It’s safe to say that Jonny Fox, more commonly known as Itch, has had a more colourful life than most. From living in a squat as a teenage punk, to fighting for his fiercely held political beliefs as a self-confessed anarchist at protests up and down the country, to rising to prominence as frontman of genre mashing ska punks The King Blues, Itch has the sort of heart belied by his slight frame and a burning intellect at odds with his background.
After the band that gave Itch a chance at an unexpected career in music came to a messy and acrimonious end a year or so ago, it was unclear where the enigmatic and outspoken Londoner would turn next. After two free released EPs, Itch is back with his Red Bull Records backed debut solo album ‘The Deep End’.
Largely co-written with producer John Feldmann (The Used, Good Charlotte, Natives) Itch has left his simple ska roots largely behind. ‘The Deep End’ is a slick and eclectic record with practically every track taking its basis in a different genre. Despite this, the over-riding sound is a surprisingly commercial one, and there is a sense that Itch and Feldmann have pointedly written a record with as much mass appeal as possible (thankfully keeping Itch’s occasional OTT political tendencies to a minimum). Consequently electro, hip-hop and dubstep elements are equally as prominent as the ska and punk rock sounds on which Itch cut his musical teeth.

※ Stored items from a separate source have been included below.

template <int VEC, int GM, bool PART = false, typename E = float>
struct RowGather {
  static constexpr bool BUF = GM != 0;
  static constexpr bool ZS = ZsTraits<E>::zs;
  static_assert(!PART || !ZS, "two-table gathers: fp32 or bf16 tables");
  static_assert(!ZS || (VEC == 2 && (GM == 1 || GM == 3)), "zero-suppressed tables: 8-byte lanes (128 columns), buffer addressing");
  __amdgpu_buffer_rsrc_t rsrc, rsrc2;
  const char *inb, *inb2;
  int64_t ldb;
  uint32_t n_first;
  __device__ __forceinline__ RowGather(const SpmmArgs& a) {
    inb = reinterpret_cast<const char*>(a.in);
    ldb = a.ld * (int64_t)sizeof(E);
    if constexpr (BUF) rsrc = __builtin_amdgcn_make_buffer_rsrc((void*)a.in, 0, (int)a.in_bytes, 0x00020000);
    if constexpr (PART) {
      n_first = a.in2 ? a.n_first : 0xffffffffu;
      inb2 = reinterpret_cast<const char*>(a.in2) - (int64_t)a.n_first * ldb;
      if constexpr (BUF) rsrc2 = __builtin_amdgcn_make_buffer_rsrc((void*)a.in2, 0, (int)a.in2_bytes, 0x00020000);
    }
    if constexpr (ZS) rsrc2 = __builtin_amdgcn_make_buffer_rsrc((void*)a.in2, 0, (int)a.in2_bytes, 0x00020000);
  }
  typedef typename std::conditional<ZS, u2_t, typename std::conditional<sizeof(E) == 2, typename Bf16Raw<VEC>::type,
                                                                           typename VecT<VEC>::type>::type>::type raw_t;
  static __device__ __forceinline__ typename VecT<VEC>::type widen(const raw_t& r) {
    static_assert(!ZS, "zero-suppressed tables are expanded by zs_issue / zs_select");
    if constexpr (sizeof(E) == 2) return widen_bf16<VEC>(r);
    else return r;
  }
  typedef unsigned long long zs_mask_t;
  static __device__ __forceinline__ uint32_t zs_over_bits(zs_mask_t m0, zs_mask_t m1) {
    return ((uint32_t)__builtin_popcountll(m0) + (uint32_t)(63 - GAIB_ZS_CAP)) | ((uint32_t)__builtin_popcountll(m1) + (uint32_t)(63 - GAIB_ZS_CAP));
  }
  static __device__ __forceinline__ bool zs_over(uint32_t over) { return (over & 64u) != 0; }
  static __device__ __forceinline__ void zs_issue(const raw_t& r, raw_t& p, zs_mask_t& m0, zs_mask_t& m1, uint32_t& over) {
    m0 = ((zs_mask_t)(uint32_t)__builtin_amdgcn_readlane((int)r[1], 0) << 32) | (uint32_t)__builtin_amdgcn_readlane((int)r[0], 0);
    m1 = ((zs_mask_t)(uint32_t)__builtin_amdgcn_readlane((int)r[1], 1) << 32) | (uint32_t)__builtin_amdgcn_readlane((int)r[0], 1);
    over |= zs_over_bits(m0, m1);
    const uint32_t l0 = __builtin_amdgcn_mbcnt_hi((uint32_t)(m0 >> 32), __builtin_amdgcn_mbcnt_lo((uint32_t)m0, 2u));
    const uint32_t l1 = __builtin_amdgcn_mbcnt_hi((uint32_t)(m1 >> 32), __builtin_amdgcn_mbcnt_lo((uint32_t)m1, 2u));
    p[0] = (uint32_t)__builtin_amdgcn_ds_bpermute((int)(l0 << 2), (int)r[0]);
    p[1] = (uint32_t)__builtin_amdgcn_ds_bpermute((int)(l1 << 2), (int)r[1]);
  }
  __device__ __forceinline__ typename VecT<VEC>::type zs_fix(const raw_t& p, zs_mask_t m0, zs_mask_t m1, uint32_t cvec, int idx, uint32_t voff) const {
    if (zs_over(zs_over_bits(m0, m1))) {
      const uint32_t cf = (uint32_t)__builtin_amdgcn_readlane((int)cvec, idx);
      const uint32_t cj = GM == 3 ? (cf & 0x7fffffffu) : cf;
      u2_t d;
      if (GM == 3 && (cf & 0x80000000u))
        d = __builtin_amdgcn_raw_buffer_load_b64(rsrc2, (int)voff, (int)(cj * ZsTraits<E>::dense_row_bytes), 2);
      else d = __builtin_amdgcn_raw_buffer_load_b64(rsrc2, (int)voff, (int)(cj * ZsTraits<E>::dense_row_bytes), 0);
      typename VecT<VEC>::type v;
      v[0] = __uint_as_float(d[0]);
      v[1] = __uint_as_float(d[1]);
      return v;
    }
    return zs_select(p, m0, m1);
  }
  static __device__ __forceinline__ typename VecT<VEC>::type zs_select(const raw_t& r, zs_mask_t m0, zs_mask_t m1) {
    uint32_t k0, k1;
    asm("v_cndmask_b32_e64 %0, 0, %1, %2" : "=v"(k0) : "v"(r[0]), "s"(m0));
    asm("v_cndmask_b32_e64 %0, 0, %1, %2" : "=v"(k1) : "v"(r[1]), "s"(m1));
    typename VecT<VEC>::type v;
    v[0] = __uint_as_float(k0);
    v[1] = __uint_as_float(k1);
    return v;
  }
  __device__ __forceinline__ typename VecT<VEC>::type load(uint32_t cj, uint32_t voff) const { return widen(load_raw(cj, voff)); }
  __device__ __forceinline__ raw_t load_raw(uint32_t cj, uint32_t voff) const {
    typedef typename VecT<VEC>::type vec_t;
    if constexpr (PART) {
      static_assert(GM == 0 || GM == 1, "two-table gathers: plain buffer or global loads");
      const bool second = cj >= n_first;
      if constexpr (GM == 1) {
        const int soff = (int)((second ? cj - n_first : cj) * (uint32_t)ldb);
        return load_rsrc<0>(second ? rsrc2 : rsrc, soff, voff);
      } else {
        const char* rowp = (second ? inb2 : inb) + (int64_t)cj * ldb;
        return *reinterpret_cast<const raw_t*>(rowp + voff);
      }
    } else if constexpr (ZS) {
      const int zoff = (int)(voff < (uint32_t)GAIB_ZS_ROW_BYTES ? voff : 0u);
      if constexpr (GM == 3) {
        const uint32_t c = cj & 0x7fffffffu;
        if (cj & 0x80000000u) return __builtin_amdgcn_raw_buffer_load_b64(rsrc, zoff, (int)(c * (uint32_t)GAIB_ZS_ROW_BYTES), 2);
        return __builtin_amdgcn_raw_buffer_load_b64(rsrc, zoff, (int)(c * (uint32_t)GAIB_ZS_ROW_BYTES), 0);
      } else {
        return __builtin_amdgcn_raw_buffer_load_b64(rsrc, zoff, (int)(cj * (uint32_t)GAIB_ZS_ROW_BYTES), 0);
      }
    } else if constexpr (GM == 3) {
      const uint32_t c = cj & 0x7fffffffu;
      if (cj & 0x80000000u) return load_buf<2>(c, voff);
      return load_buf<0>(c, voff);
    } else if constexpr (GM == 2) {
      return load_buf<2>(cj, voff);
    } else if constexpr (GM == 1) {
      return load_buf<0>(cj, voff);
    } else {
      const char* rowp = inb + (int64_t)cj * ldb;
      if constexpr (sizeof(E) == 2) return *reinterpret_cast<const raw_t*>(rowp + voff);
      else return *reinterpret_cast<const vec_t*>(rowp + voff);
    }
  }
  template <int AUX>
  __device__ __forceinline__ raw_t load_buf(uint32_t cj, uint32_t voff) const {
    return load_rsrc<AUX>(rsrc, (int)(cj * (uint32_t)ldb), voff);
  }
  template <int AUX>
  __device__ __forceinline__ raw_t load_rsrc(__amdgpu_buffer_rsrc_t rsrc, int soff, uint32_t voff) const {
    typedef typename VecT<VEC>::type vec_t;
    if constexpr (sizeof(E) == 2) {
      if constexpr (VEC == 1) return __builtin_amdgcn_raw_buffer_load_b16(rsrc, (int)voff, soff, AUX);
      else if constexpr (VEC == 2) return __builtin_amdgcn_raw_buffer_load_b32(rsrc, (int)voff, soff, AUX);
      else if constexpr (VEC == 4) return __builtin_amdgcn_raw_buffer_load_b64(rsrc, (int)voff, soff, AUX);
      else return __builtin_amdgcn_raw_buffer_load_b128(rsrc, (int)voff, soff, AUX);
    } else if constexpr (VEC == 1) {
      return __uint_as_float(__builtin_amdgcn_raw_buffer_load_b32(rsrc, (int)voff, soff, AUX));
    } else if constexpr (VEC == 2) {
      u2_t r = __builtin_amdgcn_raw_buffer_load_b64(rsrc, (int)voff, soff, AUX);
      vec_t v;
      v[0] = __uint_as_float(r[0]);
      v[1] = __uint_as_float(r[1]);
      return v;
    } else {
      u4_t r = __builtin_amdgcn_raw_buffer_load_b128(rsrc, (int)voff, soff, AUX);
      vec_t v;
#pragma unroll
      for (int i = 0; i < 4; ++i) v[i] = __uint_as_float(r[i]);
      return v;
    }
  }
};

’The Deep End’ manages to squeeze in almost as many guest appearances as it does musical genres, most of the songs see Itch rapping or speaking the verses with a collaborator singing the chorus hook. Although Itch is far from the world’s greatest rapper, his trademark delivery is as raw and honest as ever, and some of the guest vocals leave a much stronger impression then had he sung the part himself. The most notable appearance is that of Taking Back Sunday’s Adam Lazzarra who utterly steals the show in the album’s stand out track ‘Homeless Romantic’. The merging of acoustic-ska punk and an RnB chorus hook on ‘Laugh’ also works much better than you would expect in another of the record’s most enjoyable moments.
Also standing out from the slight over reliance on generic and tedious dubstep tracks is properly infectious doo-wop influenced number ‘Another Man’, which features Itch’s vocals duelling for attention with a brassy powerhouse vocal performance from former American Idol contestant (and wife of The Used’s Quinn Allman) Megan Joy. Although it’s unlikely to win too much love from King Blues fans, ‘The Deep End’ shows that Itch has genuine musical versatility, and with the right choices of singles, the right radio and media exposure and a little luck, has the potential to push Itch to mainstream pop super stardom.
‘The Deep End’ by Itch is out now on Red Bull Records.